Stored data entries
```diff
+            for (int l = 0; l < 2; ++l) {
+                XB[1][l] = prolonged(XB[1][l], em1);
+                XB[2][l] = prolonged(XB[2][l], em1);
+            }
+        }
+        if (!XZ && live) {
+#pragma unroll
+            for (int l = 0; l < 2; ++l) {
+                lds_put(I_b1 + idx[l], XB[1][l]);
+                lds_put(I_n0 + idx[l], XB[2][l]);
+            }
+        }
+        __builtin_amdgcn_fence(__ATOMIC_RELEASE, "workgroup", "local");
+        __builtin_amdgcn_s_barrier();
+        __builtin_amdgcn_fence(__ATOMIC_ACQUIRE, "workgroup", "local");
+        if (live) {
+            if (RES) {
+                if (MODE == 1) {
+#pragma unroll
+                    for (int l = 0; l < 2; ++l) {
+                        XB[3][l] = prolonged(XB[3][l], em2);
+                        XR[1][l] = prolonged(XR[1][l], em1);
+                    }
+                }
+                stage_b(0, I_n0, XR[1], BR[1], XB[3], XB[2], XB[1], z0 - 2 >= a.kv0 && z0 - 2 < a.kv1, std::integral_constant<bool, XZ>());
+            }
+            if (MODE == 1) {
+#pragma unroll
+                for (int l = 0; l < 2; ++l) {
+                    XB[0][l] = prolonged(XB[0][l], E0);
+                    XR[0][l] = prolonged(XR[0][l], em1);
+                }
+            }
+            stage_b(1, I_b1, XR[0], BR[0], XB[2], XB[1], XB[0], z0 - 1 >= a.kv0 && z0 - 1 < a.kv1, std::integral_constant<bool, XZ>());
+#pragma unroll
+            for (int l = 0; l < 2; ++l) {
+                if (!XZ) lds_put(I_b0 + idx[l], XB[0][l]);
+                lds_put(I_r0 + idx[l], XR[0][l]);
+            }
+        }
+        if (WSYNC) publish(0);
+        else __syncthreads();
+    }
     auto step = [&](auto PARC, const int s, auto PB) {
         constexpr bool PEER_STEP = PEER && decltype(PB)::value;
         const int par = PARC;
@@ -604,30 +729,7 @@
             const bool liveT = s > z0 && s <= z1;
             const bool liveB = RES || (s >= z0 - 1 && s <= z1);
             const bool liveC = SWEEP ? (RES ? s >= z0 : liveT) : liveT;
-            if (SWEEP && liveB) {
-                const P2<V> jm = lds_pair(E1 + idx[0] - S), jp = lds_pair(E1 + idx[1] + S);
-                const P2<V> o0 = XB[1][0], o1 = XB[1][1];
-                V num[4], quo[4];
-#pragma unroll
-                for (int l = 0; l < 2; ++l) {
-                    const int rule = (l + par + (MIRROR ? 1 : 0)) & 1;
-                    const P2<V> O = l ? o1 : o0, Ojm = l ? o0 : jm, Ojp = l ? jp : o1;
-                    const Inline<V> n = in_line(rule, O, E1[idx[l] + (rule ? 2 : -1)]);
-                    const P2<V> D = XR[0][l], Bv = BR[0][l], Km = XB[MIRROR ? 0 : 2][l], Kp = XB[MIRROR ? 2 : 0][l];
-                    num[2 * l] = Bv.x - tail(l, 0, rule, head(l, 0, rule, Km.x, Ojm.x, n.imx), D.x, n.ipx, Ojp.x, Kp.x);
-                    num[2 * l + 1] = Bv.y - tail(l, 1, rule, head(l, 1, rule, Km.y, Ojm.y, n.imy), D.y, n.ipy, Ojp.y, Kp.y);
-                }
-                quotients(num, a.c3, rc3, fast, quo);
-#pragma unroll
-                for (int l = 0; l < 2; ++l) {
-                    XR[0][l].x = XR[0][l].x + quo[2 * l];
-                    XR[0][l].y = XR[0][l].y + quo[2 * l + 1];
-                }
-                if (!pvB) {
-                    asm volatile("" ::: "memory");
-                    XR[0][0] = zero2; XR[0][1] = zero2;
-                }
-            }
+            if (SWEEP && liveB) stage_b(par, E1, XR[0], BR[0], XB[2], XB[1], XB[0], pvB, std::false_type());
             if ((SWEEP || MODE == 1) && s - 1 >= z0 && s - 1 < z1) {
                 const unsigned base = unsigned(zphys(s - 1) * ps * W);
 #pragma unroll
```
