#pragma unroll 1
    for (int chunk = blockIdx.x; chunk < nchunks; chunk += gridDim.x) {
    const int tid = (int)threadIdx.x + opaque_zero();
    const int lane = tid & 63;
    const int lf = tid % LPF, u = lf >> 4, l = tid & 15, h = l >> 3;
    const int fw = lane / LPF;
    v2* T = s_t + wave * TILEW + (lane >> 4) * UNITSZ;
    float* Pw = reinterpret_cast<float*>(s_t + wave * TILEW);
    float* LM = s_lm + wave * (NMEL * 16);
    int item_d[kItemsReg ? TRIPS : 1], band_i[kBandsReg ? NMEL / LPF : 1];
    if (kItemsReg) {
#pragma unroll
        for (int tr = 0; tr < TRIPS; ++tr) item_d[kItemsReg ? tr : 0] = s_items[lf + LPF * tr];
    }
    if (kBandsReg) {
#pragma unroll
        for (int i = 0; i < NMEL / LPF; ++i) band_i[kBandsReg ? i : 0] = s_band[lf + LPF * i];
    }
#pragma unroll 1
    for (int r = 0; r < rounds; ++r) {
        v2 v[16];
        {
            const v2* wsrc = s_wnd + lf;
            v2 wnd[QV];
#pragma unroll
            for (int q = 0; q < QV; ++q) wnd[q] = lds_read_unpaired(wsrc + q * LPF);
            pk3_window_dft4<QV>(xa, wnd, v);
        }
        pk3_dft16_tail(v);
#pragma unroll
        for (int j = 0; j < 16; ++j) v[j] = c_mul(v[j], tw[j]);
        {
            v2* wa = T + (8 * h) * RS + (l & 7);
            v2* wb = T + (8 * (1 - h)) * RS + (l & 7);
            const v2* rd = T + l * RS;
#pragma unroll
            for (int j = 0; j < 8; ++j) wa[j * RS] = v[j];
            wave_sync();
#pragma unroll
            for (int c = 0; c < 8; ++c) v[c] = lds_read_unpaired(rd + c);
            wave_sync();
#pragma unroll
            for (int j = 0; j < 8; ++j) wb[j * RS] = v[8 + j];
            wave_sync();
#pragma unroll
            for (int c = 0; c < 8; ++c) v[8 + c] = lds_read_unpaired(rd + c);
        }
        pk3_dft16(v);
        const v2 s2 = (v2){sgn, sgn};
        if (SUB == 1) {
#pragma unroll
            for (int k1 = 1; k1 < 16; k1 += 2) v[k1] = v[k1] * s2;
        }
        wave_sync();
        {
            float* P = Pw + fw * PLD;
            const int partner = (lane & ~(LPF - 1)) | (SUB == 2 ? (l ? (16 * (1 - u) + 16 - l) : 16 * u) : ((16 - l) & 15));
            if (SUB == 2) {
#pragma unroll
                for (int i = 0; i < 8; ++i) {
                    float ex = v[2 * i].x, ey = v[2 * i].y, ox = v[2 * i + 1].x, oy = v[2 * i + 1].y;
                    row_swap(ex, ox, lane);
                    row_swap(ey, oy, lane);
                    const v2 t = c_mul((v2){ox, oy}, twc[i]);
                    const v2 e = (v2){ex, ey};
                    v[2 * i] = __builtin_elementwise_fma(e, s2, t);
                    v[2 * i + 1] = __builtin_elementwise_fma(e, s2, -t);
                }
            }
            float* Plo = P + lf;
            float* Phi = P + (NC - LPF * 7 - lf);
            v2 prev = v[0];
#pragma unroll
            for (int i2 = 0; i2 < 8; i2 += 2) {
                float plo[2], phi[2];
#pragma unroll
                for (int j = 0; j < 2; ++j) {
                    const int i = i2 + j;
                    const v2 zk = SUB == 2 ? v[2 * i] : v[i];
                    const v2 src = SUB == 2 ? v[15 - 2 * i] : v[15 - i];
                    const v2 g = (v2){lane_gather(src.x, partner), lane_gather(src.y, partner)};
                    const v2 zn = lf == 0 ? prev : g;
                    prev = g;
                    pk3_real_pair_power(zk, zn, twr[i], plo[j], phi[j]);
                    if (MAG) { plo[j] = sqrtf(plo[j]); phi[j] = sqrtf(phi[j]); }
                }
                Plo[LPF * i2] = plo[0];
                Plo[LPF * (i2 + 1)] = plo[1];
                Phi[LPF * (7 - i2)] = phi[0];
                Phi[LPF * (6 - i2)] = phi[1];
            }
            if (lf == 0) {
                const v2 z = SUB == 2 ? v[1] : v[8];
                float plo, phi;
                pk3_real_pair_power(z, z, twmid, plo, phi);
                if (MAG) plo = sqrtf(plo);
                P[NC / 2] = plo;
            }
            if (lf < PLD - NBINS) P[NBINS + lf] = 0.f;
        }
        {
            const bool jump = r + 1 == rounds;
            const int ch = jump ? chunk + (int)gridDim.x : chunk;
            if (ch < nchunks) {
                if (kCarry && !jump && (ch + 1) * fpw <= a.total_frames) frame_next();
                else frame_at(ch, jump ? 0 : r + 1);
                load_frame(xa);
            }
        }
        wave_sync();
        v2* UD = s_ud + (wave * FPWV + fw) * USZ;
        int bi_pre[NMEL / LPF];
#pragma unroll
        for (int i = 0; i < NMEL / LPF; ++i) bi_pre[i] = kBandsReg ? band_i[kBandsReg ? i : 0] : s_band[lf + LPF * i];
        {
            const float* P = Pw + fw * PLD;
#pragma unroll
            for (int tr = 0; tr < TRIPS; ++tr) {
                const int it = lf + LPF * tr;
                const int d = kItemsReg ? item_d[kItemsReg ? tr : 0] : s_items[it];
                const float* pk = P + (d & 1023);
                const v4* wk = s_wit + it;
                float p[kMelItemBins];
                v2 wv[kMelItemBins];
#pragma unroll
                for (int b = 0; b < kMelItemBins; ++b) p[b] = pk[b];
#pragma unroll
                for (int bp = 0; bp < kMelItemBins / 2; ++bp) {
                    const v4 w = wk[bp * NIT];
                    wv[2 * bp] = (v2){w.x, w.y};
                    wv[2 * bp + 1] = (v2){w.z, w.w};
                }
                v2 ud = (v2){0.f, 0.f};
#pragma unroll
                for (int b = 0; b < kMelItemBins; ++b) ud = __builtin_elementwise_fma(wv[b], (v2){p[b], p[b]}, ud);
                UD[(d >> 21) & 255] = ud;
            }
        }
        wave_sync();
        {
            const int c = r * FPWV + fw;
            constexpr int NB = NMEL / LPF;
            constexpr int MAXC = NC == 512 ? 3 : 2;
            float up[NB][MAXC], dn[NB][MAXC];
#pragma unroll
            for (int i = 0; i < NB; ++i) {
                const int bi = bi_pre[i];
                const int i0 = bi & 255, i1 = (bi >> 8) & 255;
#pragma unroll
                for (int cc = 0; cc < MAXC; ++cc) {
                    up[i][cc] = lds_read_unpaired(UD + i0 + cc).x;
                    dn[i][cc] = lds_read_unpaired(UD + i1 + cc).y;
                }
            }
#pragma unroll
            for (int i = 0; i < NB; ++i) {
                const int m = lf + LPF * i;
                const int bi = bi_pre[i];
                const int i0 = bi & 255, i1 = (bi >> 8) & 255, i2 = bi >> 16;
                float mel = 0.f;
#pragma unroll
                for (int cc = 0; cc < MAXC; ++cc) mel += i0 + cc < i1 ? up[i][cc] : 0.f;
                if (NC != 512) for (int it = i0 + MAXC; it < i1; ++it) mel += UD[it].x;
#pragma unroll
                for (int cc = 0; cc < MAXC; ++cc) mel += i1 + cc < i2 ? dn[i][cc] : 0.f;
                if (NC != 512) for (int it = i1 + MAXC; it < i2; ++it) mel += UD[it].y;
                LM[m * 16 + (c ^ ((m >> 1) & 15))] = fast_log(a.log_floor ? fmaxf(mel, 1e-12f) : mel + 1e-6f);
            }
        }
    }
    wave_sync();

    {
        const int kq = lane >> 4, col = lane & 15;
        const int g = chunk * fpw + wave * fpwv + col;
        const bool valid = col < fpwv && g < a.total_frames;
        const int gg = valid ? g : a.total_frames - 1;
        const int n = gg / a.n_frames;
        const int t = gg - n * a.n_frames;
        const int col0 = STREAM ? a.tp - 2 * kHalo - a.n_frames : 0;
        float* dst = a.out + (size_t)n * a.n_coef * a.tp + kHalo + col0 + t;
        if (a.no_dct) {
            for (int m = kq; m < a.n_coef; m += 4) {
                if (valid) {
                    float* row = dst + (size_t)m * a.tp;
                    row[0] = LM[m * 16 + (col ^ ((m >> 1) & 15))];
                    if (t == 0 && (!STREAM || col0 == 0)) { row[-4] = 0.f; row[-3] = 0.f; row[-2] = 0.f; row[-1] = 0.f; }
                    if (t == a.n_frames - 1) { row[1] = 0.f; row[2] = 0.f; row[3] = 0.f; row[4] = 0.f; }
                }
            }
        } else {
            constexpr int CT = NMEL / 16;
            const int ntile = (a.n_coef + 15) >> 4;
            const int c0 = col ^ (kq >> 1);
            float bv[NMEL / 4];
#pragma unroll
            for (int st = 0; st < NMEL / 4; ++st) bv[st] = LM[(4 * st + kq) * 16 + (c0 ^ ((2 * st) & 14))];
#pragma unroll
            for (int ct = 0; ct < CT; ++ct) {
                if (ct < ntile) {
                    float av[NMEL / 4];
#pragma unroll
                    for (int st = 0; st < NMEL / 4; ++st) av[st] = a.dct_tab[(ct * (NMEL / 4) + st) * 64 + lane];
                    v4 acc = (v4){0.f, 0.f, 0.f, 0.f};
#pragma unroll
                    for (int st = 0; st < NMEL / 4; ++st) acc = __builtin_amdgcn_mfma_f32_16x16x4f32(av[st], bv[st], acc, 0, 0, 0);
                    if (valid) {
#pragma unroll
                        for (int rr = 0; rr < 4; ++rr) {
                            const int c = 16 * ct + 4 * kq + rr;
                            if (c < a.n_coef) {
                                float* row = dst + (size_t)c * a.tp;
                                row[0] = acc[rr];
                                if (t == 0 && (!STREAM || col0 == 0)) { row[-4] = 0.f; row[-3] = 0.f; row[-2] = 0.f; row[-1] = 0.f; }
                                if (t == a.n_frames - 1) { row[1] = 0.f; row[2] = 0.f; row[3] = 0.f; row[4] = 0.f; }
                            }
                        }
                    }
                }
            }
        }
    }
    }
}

» **ASSIGNMENT**:
The lines above from the one containing "if (ct < ntile)" through the one containing "float* row = dst + (size_t)c" are to be set down exactly, and no others.

» **RESPONSE TO THE EXERCISE**:
                if (ct < ntile) {
                    float av[NMEL / 4];
#pragma unroll
                    for (int st = 0; st < NMEL / 4; ++st) av[st] = a.dct_tab[(ct * (NMEL / 4) + st) * 64 + lane];
                    v4 acc = (v4){0.f, 0.f, 0.f, 0.f};
#pragma unroll
                    for (int st = 0; st < NMEL / 4; ++st) acc = __builtin_amdgcn_mfma_f32_16x16x4f32(av[st], bv[st], acc, 0, 0, 0);
                    if (valid) {
#pragma unroll
                        for (int rr = 0; rr < 4; ++rr) {
                            const int c = 16 * ct + 4 * kq + rr;
                            if (c < a.n_coef) {
                                float* row = dst + (size_t)c * a.tp;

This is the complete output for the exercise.